Lo fa in maniera così visivamente potente che ti senti imbarazzato, nell’assistere al dolore dei suoi personaggi, al momento in cui il dolore li assale e li piega.
Quanta sapienza nel descrivere la vita di una piccola comunità, dove tutti pensano di conoscere l’amico, il vicino, il familiare, e da questo presunto sapere fanno nascere diffidenze, rancori, pregiudizi. E invece no. Nessuno conosce l’altro, e nessuno vuol farsi conoscere.

“come si fa a dire? Non si sa mai niente, e chi pensa invece di saperne qualcosa, beh, è gente candidata a sorprese belle grosse.”

Soprattutto i fallimenti, pesano. Pesano nell’infanzia e te li trascini per tutta la vita. Tutta questa piccola umanità che vive sotto un cielo sterminato, in mezzo a campi di mais senza fine, schiacciata da questa Terra troppo vasta. Ma la Strout, come sempre, non condanna, non giudica.
La Strout abbraccia, accarezza questa umanità che lei stessa crea.
La Strout concede a tutti il proprio momento di grazia, di luce, di liberazione. Il riscatto, la possibilità di lasciarsi tutto alle spalle, anche se niente viene dimenticato.
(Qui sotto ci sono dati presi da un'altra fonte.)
-  const long per = (hw + S - 1) / S, r0 = s * per, r1 = min(hw, r0 + per);
-  float acc[VEC];
-#pragma unroll
-  for (int j = 0; j < VEC; ++j) acc[j] = 0.f;
-  if (rg < rpi) {
-    const long base = (long)img * hw * c + ch0;
-    long r = r0 + rg;
-    for (; r + rpi < r1; r += 2 * rpi) {
-      const long o0 = base + r * c, o1 = o0 + (long)rpi * c;
-      if (VEC > 1) {
-        typedef typename VecT<T>::v16 V16;
-        const V16 a0 = *(const V16*)(a + o0), a1 = *(const V16*)(a + o1);
-        if (DOT) {
-          const V16 b0 = *(const V16*)(b + o0), b1 = *(const V16*)(b + o1);
-#pragma unroll
-          for (int j = 0; j < VEC; ++j) acc[j] = fmaf(to_f(a1[j]), to_f(b1[j]), fmaf(to_f(a0[j]), to_f(b0[j]), acc[j]));
-        } else {
-#pragma unroll
-          for (int j = 0; j < VEC; ++j) acc[j] += to_f(a0[j]) + to_f(a1[j]);
-        }
-      } else {
-        acc[0] = DOT ? fmaf(to_f(a[o1]), to_f(b[o1]), fmaf(to_f(a[o0]), to_f(b[o0]), acc[0])) : acc[0] + (to_f(a[o0]) + to_f(a[o1]));
-      }
-    }
-    for (; r < r1; r += rpi) {
-      const long o = base + r * c;
-      if (VEC > 1) {
-        typedef typename VecT<T>::v16 V16;
-        const V16 va = *(const V16*)(a + o);
-        if (DOT) {
-          const V16 vb = *(const V16*)(b + o);
-#pragma unroll
-          for (int j = 0; j < VEC; ++j) acc[j] = fmaf(to_f(va[j]), to_f(vb[j]), acc[j]);
-        } else {
-#pragma unroll
-          for (int j = 0; j < VEC; ++j) acc[j] += to_f(va[j]);
-        }
-      } else {
-        acc[0] = DOT ? fmaf(to_f(a[o]), to_f(b[o]), acc[0]) : acc[0] + to_f(a[o]);
-      }
-    }
-  }
-#pragma unroll
-  for (int j = 0; j < VEC; ++j) red[tid * VEC + j] = acc[j];
-  __syncthreads();
-  if (rg == 0 && cv * VEC < cl) {
-    for (int g = 1; g < rpi; ++g)
-#pragma unroll
-      for (int j = 0; j < VEC; ++j) acc[j] += red[(g * tpr + cv) * VEC + j];
-#pragma unroll
-    for (int j = 0; j < VEC; ++j)
-      if (ch0 + j < c) part[((long)img * S + s) * c + ch0 + j] = acc[j];
-  }
-}
-RT_DEV float slice_sum(const float* __restrict__ p, int S, int c) {
-  float s = 0.f;
-  int q = 0;
-  for (; q + 8 <= S; q += 8) {
-    float t[8];
-#pragma unroll
-    for (int u = 0; u < 8; ++u) t[u] = p[(long)(q + u) * c];
-#pragma unroll
-    for (int u = 0; u < 8; ++u) s += t[u];
-  }
-  for (; q < S; ++q) s += p[(long)q * c];
-  return s;
-}
+#include "chan_dev.h"
+
 template <typename T>
 __global__ void __launch_bounds__(256) chan_final_kernel(const float* __restrict__ part, T* __restrict__ out, int S, int c, float scale) {
   const int img = blockIdx.y, ch = blockIdx.x * 256 + threadIdx.x;
@@ -258,6 +179,129 @@
   });
   RET_LAUNCH();
 }
+static constexpr int kFfmPartMax = 256;
+template <typename T, int C>
+__global__ void __launch_bounds__(256) ffm_att_scale_kernel(const float* __restrict__ part, int S, const T* __restrict__ f,
+                                                            const T* __restrict__ w1, const float* __restrict__ b1,
+                                                            const T* __restrict__ w2, const float* __restrict__ b2,
+                                                            T* __restrict__ pooled, T* __restrict__ hid_o, T* __restrict__ att_o,
+                                                            T* __restrict__ r, int hw, float inv, int ldr) {
+  typedef typename VecT<T>::v16 V16;
+  constexpr int V = VecT<T>::N;
+  constexpr int KI = (C + 3) / 4;
+  constexpr int NV = (kFfmChunk * C / V + 255) / 256;
+  static_assert(C <= 64, "one input channel per lane");
+  __shared__ float sp[kFfmPartMax * C];
+  __shared__ float gap[C], hid[C], att[C];
+  __shared__ __attribute__((aligned(16))) T stage[kFfmChunk * C];
+  const int tid = threadIdx.x, lane = tid & 63, wave = tid >> 6, img = blockIdx.y;
+  const bool first = blockIdx.x == 0;
+  float w1v[KI], w2v[KI], b1v[KI], b2v[KI];
+#pragma unroll
+  for (int u = 0; u < KI; ++u) {
+    const int k = wave + 4 * u;
+    const bool ok = k < C && lane < C;
+    const int e = ok ? k * C + lane : 0;
+    w1v[u] = ok ? to_f(w1[e]) : 0.f;
+    w2v[u] = ok ? to_f(w2[e]) : 0.f;
+    b1v[u] = b1 && k < C ? b1[k] : 0.f;
+    b2v[u] = b2 && k < C ? b2[k] : 0.f;
+  }
+  const int p0 = blockIdx.x * kFfmChunk, np = min(kFfmChunk, hw - p0);
+  const int nvec = np * C / V;
+  const long off = ((long)img * hw + p0) * C;
+  const V16* src = (const V16*)(f + off);
+  V16 xv[NV];
+#pragma unroll
+  for (int u = 0; u < NV; ++u) xv[u] = src[min(tid + 256 * u, nvec - 1)];
+  const float* pp = part + (long)img * S * C;
+  const bool staged = S <= kFfmPartMax;
+  if (staged)
+    for (int e = tid; e < S * C; e += 256) sp[e] = pp[e];
+  __syncthreads();
+  if (tid < C) {
+    float s = 0.f;
+    if (staged)
+      for (int q = 0; q < S; ++q) s += sp[q * C + tid];
+    else
+      s = slice_sum(pp + tid, S, C);
+    const T o = from_f<T>(s * inv);
+    gap[tid] = to_f(o);
+    if (first) pooled[(long)img * C + tid] = o;
+  }
+  __syncthreads();
+#pragma unroll
+  for (int u = 0; u < KI; ++u) {
+    const int k = wave + 4 * u;
+    if (k >= C) break;
+    float acc = 0.f;
+    if (lane < C) acc = fmaf(gap[lane], w1v[u], acc);
+    acc = wave_sum(acc);
+    if (lane == 0) {
+      const T o = from_f<T>(fmaxf(fmaf(acc, 1.f, b1v[u]), 0.f));
+      hid[k] = to_f(o);
+      if (first) hid_o[(long)img * C + k] = o;
+    }
+  }
+  __syncthreads();
+#pragma unroll
+  for (int u = 0; u < KI; ++u) {
+    const int k = wave + 4 * u;
+    if (k >= C) break;
+    float acc = 0.f;
+    if (lane < C) acc = fmaf(hid[lane], w2v[u], acc);
+    acc = wave_sum(acc);
+    if (lane == 0) {
+      const float v = fmaf(acc, 1.f, b2v[u]);
+      const T o = from_f<T>(1.f / (1.f + expf(-v)));
+      att[k] = to_f(o);
+      if (first) att_o[(long)img * C + k] = o;
+    }
+  }
+  __syncthreads();
+  const bool dense = ldr == C;
+  V16* dst = dense ? (V16*)(r + off) : (V16*)stage;
+#pragma unroll
+  for (int u = 0; u < NV; ++u) {
+    const int e = tid + 256 * u;
+    if (e >= nvec) break;
+    int ch = (e * V) % C;
+    V16 o;
+#pragma unroll
+    for (int j = 0; j < V; ++j) {
+      const float x = to_f(xv[u][j]);
+      o[j] = from_f<T>(fmaf(x, att[ch], x));
+      ch = ch + 1 == C ? 0 : ch + 1;
+    }
+    dst[e] = o;
+  }
+  if (dense) return;
+  __syncthreads();
+  const int vpp = ldr / V;
+  V16* out = (V16*)(r + ((long)img * hw + p0) * ldr);
+  for (int e = tid; e < np * vpp; e += 256) {
+    const int p = e / vpp, j0 = (e - p * vpp) * V;
+    V16 o;
+#pragma unroll
+    for (int j = 0; j < V; ++j) o[j] = j0 + j < C ? stage[p * C + j0 + j] : from_f<T>(0.f);
+    out[e] = o;
+  }
+}
+extern "C" int rtsds_ffm_att_scale(const float* part, const void* f, const void* w1, const float* b1, const void* w2,
+                                   const float* b2, void* pooled, void* hid, void* att, void* r, int ldr, int n, long hw, int c,
+                                   int dtype, void* stream) {
+  if (n <= 0 || n > 65535 || hw <= 0 || hw >= (1L << 31) / 64) return RTSDS_ERR_SHAPE;
+  if (c != 19) return RTSDS_ERR_UNSUPPORTED;
+  const int V = dtype == RTSDS_BF16 ? 8 : 4;
+  if (hw % V) return RTSDS_ERR_UNSUPPORTED;
+  if (ldr != c && (ldr < c || ldr % V || ldr > 64 || ((size_t)r & 15))) return RTSDS_ERR_UNSUPPORTED;
+  if (!part || !f || !w1 || !w2 || !pooled || !hid || !att || !r) return RTSDS_ERR_SHAPE;
+  const int S = chan_slices(n, hw);
+  DISPATCH_T(dtype, hipLaunchKernelGGL((ffm_att_scale_kernel<T, 19>), dim3((int)((hw + kFfmChunk - 1) / kFfmChunk), n), dim3(256),
+                                       0, (hipStream_t)stream, part, S, (const T*)f, (const T*)w1, b1, (const T*)w2, b2,
+                                       (T*)pooled, (T*)hid, (T*)att, (T*)r, (int)hw, 1.f / (float)hw, ldr));
+  RET_LAUNCH();
+}
 extern "C" int rtsds_chscale_bwd(const void* dy, const void* x, const void* a, void* dx, void* da, int n, long hw, int c, int mode,
                                  int dtype, void* ws, size_t ws_bytes, void* stream) {
   const long total = (long)n * hw * c;
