## Fuse fp16 plane splitting into conv epilogues across critic blocks

Adds conv tail epilogues that write the hi/lo fp16 split planes of the conv output straight from the forward conv kernel. It also adds masked-gradient split and dx-combine tails to the backward pair kernel. Adjacent critic blocks hand their split planes forward, so the next block skips its own split pass. The aim is to remove separate split and mask kernels and the extra activation reads they cost. In exchange the conv kernels grow more complex, and a guarded redo path may relaunch the split when the scale history is off.

```diff
diff --git a/include/wc_hip.h b/include/wc_hip.h
--- a/include/wc_hip.h
+++ b/include/wc_hip.h
@@ -351,6 +351,32 @@
                               int64_t stride_k, int64_t stride_n, int64_t stride_r, int64_t stride_s,
                               const float* colsum_partials, float* db, void* ws_dw, size_t ws_dw_bytes, wc_stream_t stream);
 
+#define WC_CONV_TAIL_SPLIT 1
+#define WC_CONV_TAIL_MASKED 2
+#define WC_CONV_TAIL_DX 3
+typedef struct wc_conv_tail {
+    int kind;
+    int redo;
+    const float* res;
+    const float* mask;
+    const float* other;
+    float* out;
+    void* hi; void* lo; float* scale; float* hist;
+    float* colsum_partials; int C;
+} wc_conv_tail;
+int wc_conv_tail_supported(const wc_conv_geom* g);
+int wc_conv_tail_f16x3(const void* xhi, const void* xlo, const float* xscale, const void* wimage, const float* wscale,
+                       const float* bias, const void* zero_line, const wc_conv_geom* g, float* y,
+                       void* ws, size_t ws_bytes, const wc_conv_tail* tail, wc_stream_t stream);
+int wc_conv_bwd_pair_tail_f16x3(const void* ghi, const void* glo, const float* gscale, const void* wimage, const float* wscale,
+                                const void* zero_line, const wc_conv_geom* gd, float* dx, void* ws_dx, size_t ws_dx_bytes,
+                                const void* xhi, const void* xlo, const float* xscale, const wc_conv_geom* gf, float* dw,
+                                int64_t stride_k, int64_t stride_n, int64_t stride_r, int64_t stride_s,
+                                const float* colsum_partials, float* db, void* ws_dw, size_t ws_dw_bytes,
+                                const wc_conv_tail* tail, wc_stream_t stream);
+int wc_conv_split_redo_masked_f32(const float* t, const float* a, int64_t n, float slope, void* hi, void* lo, float* scale, float* hist,
+                                  wc_stream_t stream);
+
 int wc_stream_copy_f32(const float* src, float* dst, int64_t n, wc_stream_t stream);
 
 
diff --git a/wc_gan_amd/_lib.py b/wc_gan_amd/_lib.py
--- a/wc_gan_amd/_lib.py
+++ b/wc_gan_amd/_lib.py
@@ -162,6 +162,13 @@
     "wc_conv_bwd_pair_f16x3": (c_int, [c_void_p, c_void_p, c_void_p, c_void_p, c_void_p, c_void_p, c_void_p, c_void_p, c_void_p, c_size_t,
                                        c_void_p, c_void_p, c_void_p, c_void_p, c_void_p, c_int64, c_int64, c_int64, c_int64,
                                        c_void_p, c_void_p, c_void_p, c_size_t, c_void_p]),
+    "wc_conv_tail_supported": (c_int, [c_void_p]),
+    "wc_conv_tail_f16x3": (c_int, [c_void_p, c_void_p, c_void_p, c_void_p, c_void_p, c_void_p, c_void_p, c_void_p, c_void_p,
+                                   c_void_p, c_size_t, c_void_p, c_void_p]),
+    "wc_conv_bwd_pair_tail_f16x3": (c_int, [c_void_p, c_void_p, c_void_p, c_void_p, c_void_p, c_void_p, c_void_p, c_void_p, c_void_p, c_size_t,
+                                            c_void_p, c_void_p, c_void_p, c_void_p, c_void_p, c_int64, c_int64, c_int64, c_int64,
+                                            c_void_p, c_void_p, c_void_p, c_size_t, c_void_p, c_void_p]),
+    "wc_conv_split_redo_masked_f32": (c_int, [c_void_p, c_void_p, c_int64, c_float, c_void_p, c_void_p, c_void_p, c_void_p, c_void_p]),
     "wc_std_stats_workspace_bytes": (c_size_t, [c_int64, c_int, c_int]),
     "wc_std_stats_f32": (c_int, [c_void_p, c_int64, c_int, c_int, c_void_p, c_void_p, c_void_p, c_size_t, c_void_p]),
     "wc_std_factor_f64": (c_int, [c_void_p, c_void_p, c_int64, c_int, c_int, c_double, c_double, c_int, c_int, c_void_p, c_void_p,
@@ -251,6 +258,14 @@
                 ("amax_count", c_int), ("pair_of", c_int)]
 
 
+TAIL_SPLIT, TAIL_MASKED, TAIL_DX = 1, 2, 3
+
+
+class ConvTail(ctypes.Structure):
+    _fields_ = [("kind", c_int), ("redo", c_int), ("res", c_void_p), ("mask", c_void_p), ("other", c_void_p), ("out", c_void_p),
+                ("hi", c_void_p), ("lo", c_void_p), ("scale", c_void_p), ("hist", c_void_p), ("colsum_partials", c_void_p), ("C", c_int)]
+
+
 class ConvAbsmaxJob(ctypes.Structure):
     _fields_ = [("x", c_void_p), ("n", c_int64), ("partial", c_void_p)]
 
diff --git a/wc_gan_amd/build.py b/wc_gan_amd/build.py
--- a/wc_gan_amd/build.py
+++ b/wc_gan_amd/build.py
@@ -9,7 +9,7 @@
 CSRC = os.path.join(HERE, "csrc")
 LIB = os.path.join(HERE, "libwc_hip.so")
 SOURCES = ["wc_rows.hip", "wc_fast.hip", "wc_split.hip", "wc_split_xty.hip", "wc_resadd.hip", "wc_fast_xty.hip", "wc_small.hip", "wc_zca.hip", "wc_renorm.hip", "wc_mix.hip", "wc_std.hip", "wc_sn.hip", "wc_conv.hip", "wc_gp.hip", "wc_adam.hip", "wc_tail.hip", "wc_abi.hip"]
-HEADERS = ["wc_common.h", os.path.join("..", "..", "include", "wc_hip.h")]
+HEADERS = ["wc_common.h", "wc_mask.h", os.path.join("..", "..", "include", "wc_hip.h")]
 FLAGS = ["--offload-arch=gfx950", "-O3", "-std=c++17", "-fPIC", "-ffp-contract=fast", "-Wall", "-Wno-unused-function"] + \
     os.environ.get("WC_EXTRA_FLAGS", "").split()
 
diff --git a/wc_gan_amd/conv.py b/wc_gan_amd/conv.py
--- a/wc_gan_amd/conv.py
+++ b/wc_gan_amd/conv.py
@@ -88,7 +88,7 @@
 
 
 class _Plan:
-    __slots__ = ('ok', 'fwd', 'bwd', 'fwd_ws', 'bwd_ws', 'wrw_ws', 'fwd_ptr', 'bwd_ptr', 'pair', 'res')
+    __slots__ = ('ok', 'fwd', 'bwd', 'fwd_ws', 'bwd_ws', 'wrw_ws', 'fwd_ptr', 'bwd_ptr', 'pair', 'res', 'tail', 'bwd_tail')
 
     def __init__(self, kind, N, H, W, wshape):
         class _W:
@@ -103,6 +103,8 @@
         self.wrw_ws = lib.wc_conv_wrw_workspace_bytes(self.fwd_ptr) if self.ok else 0
         self.pair = self.ok and bool(lib.wc_conv_bwd_pair_supported(self.bwd_ptr, self.fwd_ptr))
         self.res = self.ok and bool(lib.wc_conv_res_supported(self.fwd_ptr))
+        self.tail = self.ok and bool(lib.wc_conv_tail_supported(self.fwd_ptr))
+        self.bwd_tail = self.ok and bool(lib.wc_conv_tail_supported(self.bwd_ptr))
 
 
 _plans = {}
@@ -489,14 +491,71 @@
     return dw
 
 
-def backward_pair(g_planes, image, x_planes, plan, w, colsum=None):
+def _reader_record(site, role, device):
+    if not (SPLIT_HIST and site is not None and getattr(site, 'training', True)):
+        return None
+    h = site.__dict__.get('_wc_split_hist', {}).get(role)
+    if h is None or not h[1] or h[0].device != device:
+        return None
+    return h
+
+
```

Il coraggio di rivivere, di ripartire. Perché siamo tutti fatti di passato e di presente, di dolori e di sofferenze, di fallimenti e di momenti tragici, così come di passioni e tenerezze, e tutti possiamo dare un senso a questo.
E quando arriva il momento in cui gli uomini e le donne si sentono illuminati dal raggio di sole dell’empatia, ecco il vero riscatto consapevole, ecco la vera umanità, il momento per cui valeva la pena vivere:

“E per un istante Annie rifletté su questo: che suo fratello e sua sorella, brave persone, serie, perbene, equilibrate, non avevano mai conosciuto la passione che porta un uomo a rischiare tutto quello che ha, a mettere a repentaglio ciò che gli è più caro, semplicemente per essere vicino al bagliore accecante del sole che per quell’istante sembra capace di lasciarsi la terra alle spalle.”

E arriva il momento in cui capisci che davvero tutto è possibile, in questa nostra esistenza.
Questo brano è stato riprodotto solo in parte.